# VHI & Children Free



## Bigbird (3 Aug 2010)

I heard on the radio or read somewhere that kids are now covered free with VHI or Quinn Health. Did i get my wires crossed? I know that newborns are free until renewal. any further information would be helpful.


----------



## Shannon81 (3 Aug 2010)

Vhi are giving free kids on the One Plus Plan.
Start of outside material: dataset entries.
def conv_gather(nbr, x, W, bias, out=None, residual=None, relu=False, n_out=None):
    _f32(x, 'x'); _f32(W, 'W')
    if W.dim() == 2:
        K, (Cin, Cout) = 1, W.shape
    else:
        K, Cin, Cout = W.shape
    if x.shape[1] != Cin:
        raise PcgcError(f'conv_gather: input has {x.shape[1]} channels, kernel expects {Cin}')
    if nbr is None:
        n_out = x.shape[0]
    else:
        n_out = nbr.shape[1]
        if nbr.shape[0] != K:
            raise PcgcError('conv_gather: kernel map / kernel volume mismatch')
    if out is None:
        out = torch.empty((n_out, Cout), dtype=torch.float32, device=x.device)
    res_p, res_ld = (None, 0) if residual is None else (_p(_f32(residual)), _ld(residual))
    prof = K == 27 and PROFILE.want(('conv', Cin, Cout, n_out))
    if prof:
        mfma = Cin in (16, 32, 64) and Cout in (16, 32, 64) and n_out >= 8192
        e0, e1 = PROFILE.bracket(('conv', Cin, Cout, n_out), f'k3 gather conv Cin={Cin} Cout={Cout} (k_conv_gather_mfma*/dma, per-row gather)', n_out,
                                 lambda P, a=Cin, b=Cout, n=n_out: P * a * 4 + P * 8 + n * b * 4,
                                 lambda P, a=Cin, b=Cout: 2 * P * a * b,
                                 compulsory=x.shape[0] * Cin * 4 + 27 * n_out * 4 + n_out * Cout * 4,
                                 mfma_issued=(2 * 27 * ((n_out + 15) // 16 * 16) * Cin * Cout) if mfma else None)
        e0.record()
    check(lib().pcgc_conv_gather(_p(nbr), K, n_out, _p(x), x.shape[0], Cin, _ld(x), 0, _p(W), _p(bias), res_p, res_ld, 0, int(relu),
                                 _p(out), Cout, _ld(out), 0, _stream(nbr)), 'conv_gather')
    if prof:
        e1.record()
    elif PROFILE.counting and K == 27:
        PROFILE.count(nbr)
    return out




def conv_gather_unit(nbr, W, bias, relu=False):
    _f32(W, 'W')
    K, Cin, Cout = W.shape
    if Cin != 1 or nbr.shape[0] != K:
        raise PcgcError('conv_gather_unit: kernel [K, 1, Cout] and a [K, n] map expected')
    n_out = nbr.shape[1]
    out = torch.empty((n_out, Cout), dtype=torch.float32, device=W.device)
    key = ('conv', 1, Cout, n_out)
    prof = K == 27 and PROFILE.want(key)
    if prof:
        e0, e1 = PROFILE.bracket(key, f'k3 conv 1->{Cout} on the unit input (k_conv_unit: kernel map only, no feature gather)', n_out,
                                 lambda P, b=Cout, n=n_out: P * 4 + P * 8 + n * b * 4, lambda P, b=Cout: 2 * P * b,
                                 compulsory=27 * n_out * 4 + n_out * Cout * 4)
        e0.record()
    check(lib().pcgc_conv_gather_unit(_p(nbr), K, n_out, _p(W), _p(bias), int(relu), _p(out), Cout, Cout, _stream(nbr)), 'conv_gather_unit')
    if prof:
        e1.record()
    elif PROFILE.counting and K == 27:
        PROFILE.count(nbr)
    return out


def conv_unit_from_coarse(fine, stride_fine, parent_of, coarse_nbr, down, W, bias, relu=False):
    _f32(W, 'W')
    K, Cin, Cout = W.shape
    if Cin != 1 or K != 27:
        raise PcgcError('conv_unit_from_coarse: kernel [27, 1, Cout] expected')
    n = fine.shape[0]
    out = torch.empty((n, Cout), dtype=torch.float32, device=W.device)
    key = ('conv', 1, Cout, n)
    prof = PROFILE.want(key)
    if prof:
        e0, e1 = PROFILE.bracket(key, f'k3 conv 1->{Cout} on the unit input (k_conv_unit_coarse: presence from the parent level\'s map, no map of its own)', n,
                                 lambda P, b=Cout, n=n: P * 4 + P * 8 + n * b * 4, lambda P, b=Cout: 2 * P * b,
                                 compulsory=n * 16 + n * 4 + n * Cout * 4)
        e0.record()
    check(lib().pcgc_conv_unit_from_coarse(_p(_i32(fine)), n, int(stride_fine), _p(parent_of), _p(coarse_nbr), _p(down), coarse_nbr.shape[1],
                                           _p(W), _p(bias), int(relu), _p(out), Cout, Cout, _stream(fine)), 'conv_unit_from_coarse')
    if prof:
        e1.record()
    return out


def set_up2_impl(mfma):
    check(lib().pcgc_set_up2_impl(int(mfma)), 'set_up2_impl')




def _irn_pass_formulas(n, C, map_bytes, names):
    Q = C // 4
    return ((1, names[0], lambda P: (P * C * 4 + P * 8 + n * Q * 4) + n * (C + Q) * 4, lambda P: 2 * P * C * Q + 2 * n * C * Q,
             n * C * 4 + map_bytes + n * 2 * Q * 4),
            (2, names[1], lambda P: (P * Q * 4 + P * 8 + n * 2 * Q * 4) + (P * Q * 4 + P * 8 + n * Q * 4) + n * 3 * Q * 4,
             lambda P: 2 * P * Q * 2 * Q + 2 * P * Q * Q + 2 * n * Q * 2 * Q,
             n * 2 * Q * 4 + map_bytes + n * C * 4 + n * C * 4))


def irn_block(nbr, x, params):
    import ctypes
    _f32(x, 'x')
    n, C = x.shape
    t = torch.empty((n, C // 2), dtype=torch.float32, device=x.device)
    out = torch.empty((n, C), dtype=torch.float32, device=x.device)
    arr = (ctypes.c_void_p * 10)(*[p.data_ptr() for p in params])
    if PROFILE.counting:
        PROFILE.count(nbr)
    name_a, name_b = (f'k_irn_a<{C}, 16>', f'k_irn_b<{C}, 16>') if C == 64 else (f'k_irn_a_split<{C}>', f'k_irn_b_split<{C}>')
    if not (PROFILE.want((name_a, n)) or PROFILE.want((name_b, n))):
        check(lib().pcgc_irn_block(_p(nbr), n, _p(x), C, _ld(x), arr, _p(t), _p(out), C, _stream(nbr)), 'irn_block')
        return out
    Q = C // 4
    passes = _irn_pass_formulas(n, C, 27 * n * 4, (name_a, name_b))
    for ps, name, bf, ff, comp in passes:
        prof = PROFILE.want((name, n))
        if prof:
            e0, e1 = PROFILE.bracket((name, n), name + ' (per-row gather, VALU)', n, bf, ff, compulsory=comp)
            e0.record()
        check(lib().pcgc_irn_pass(_p(nbr), n, _p(x), C, _ld(x), arr, _p(t), _p(out), C, ps, _stream(nbr)), 'irn_pass')
        if prof:
            e1.record()
    return out




def irn_block_rows64(nbr, x, params, tables):
    _f32(x, 'x')
    n = x.shape[0]
    ta, tb = tables
    t = torch.empty((n, 32), dtype=torch.float32, device=x.device)
    out = torch.empty((n, 64), dtype=torch.float32, device=x.device)
    P = [p.data_ptr() for p in params]
    s = _stream(x)
    if PROFILE.counting:
        PROFILE.count(nbr)
    tiles = (n + 15) // 16
    forms = _irn_pass_formulas(n, 64, 27 * n * 4, ('k_rows_irn_a64', 'k_rows_irn_b64'))
    per_tile = (27 * 16 + 16, 27 * 12 + 8)
    calls = (lambda: lib().pcgc_irn_rows_pass(_p(nbr), n, 64, 1, _p(x), _ld(x), _p(ta), ta.numel() * 4, P[1], P[5], None, None, 0, _p(t), 32, s),
             lambda: lib().pcgc_irn_rows_pass(_p(nbr), n, 64, 2, _p(t), 32, _p(tb), tb.numel() * 4, P[3], P[7], P[9], _p(x), _ld(x), _p(out), 64, s))
    for (ps, name, bf, ff, comp), call, mf in zip(forms, calls, per_tile):
        prof = PROFILE.want((name, n))
        if prof:
            e0, e1 = PROFILE.bracket((name, n), name + ' (fused InceptionResNet pass on a plain level, LDS-resident table + per-wave row ring, fp32 MFMA)', n, bf, ff,
                                     compulsory=comp, mfma_issued=tiles * mf * 2048)
            e0.record()
        check(call(), 'irn_rows_pass')
        if prof:
            e1.record()
    return out


def _rows_irn32_index():
    C, Q = 32, 8
    shapes = [(27, C, Q), (27, Q, 2 * Q), (C, Q), (27, Q, Q), (Q, 2 * Q)]
    off, Ws = 0, []
    for shp in shapes:
        n = int(np.prod(shp))
        Ws.append(np.arange(off, off + n, dtype=np.int64).reshape(shp))
        off += n
    W00, W01, W10, W11, W12 = Ws
    fa = [_fragment([W00[k][:, co] for co in range(Q)] + [(W10[:, co] if k == 13 else None) for co in range(Q)], 2) for k in range(27)]
    pad = lambda w: np.concatenate([np.full(Q, -1, np.int64), w])
    fb = [_fragment([W01[k][:, co] for co in range(16)], 1, KS=2, k0=0) for k in range(27)]
    fb += [_fragment([pad(W11[k][:, co]) for co in range(Q)] + [None] * Q, 1, KS=2, k0=2) for k in range(27)]
    fb.append(_fragment([W12[:, co] for co in range(16)], 1, KS=2, k0=0))
    return np.concatenate([f.reshape(-1) for f in fa]), np.concatenate([f.reshape(-1) for f in fb])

Not bad if ye want to save some cash


----------



## Bigbird (4 Aug 2010)

thanks a mill for that Shannon.  i'll go compare my plan to the one plus plan.


----------



## NovaFlare77 (5 Aug 2010)

Quinn also announced a 30% price reduction for children and students on their Essential Plus (Excess) plan - http://www.quinn-healthcare.com/press_and_media/pressrelease010710.htm.


----------



## Ceist Beag (5 Aug 2010)

Details of the VHI conditions are [broken link removed]


----------



## Shannon81 (6 Aug 2010)

but its always good when its free!


----------



## lucym (7 Aug 2010)

Shannon81 said:


> but its always good when its free!


 
Not always.

I looked into this but there is a SUBSTANTIAL reduction in cover for the parent on VHI's One Plan Plus. What the VHI fail to tell you is that if you go to change your plan back to Plan B there will be a waiting period of 2 years to increase benefits if you have anything wrong with you. That might be ok for kids but not for an adult. They also refused to let children on plan by themselves which I thought was illegal ?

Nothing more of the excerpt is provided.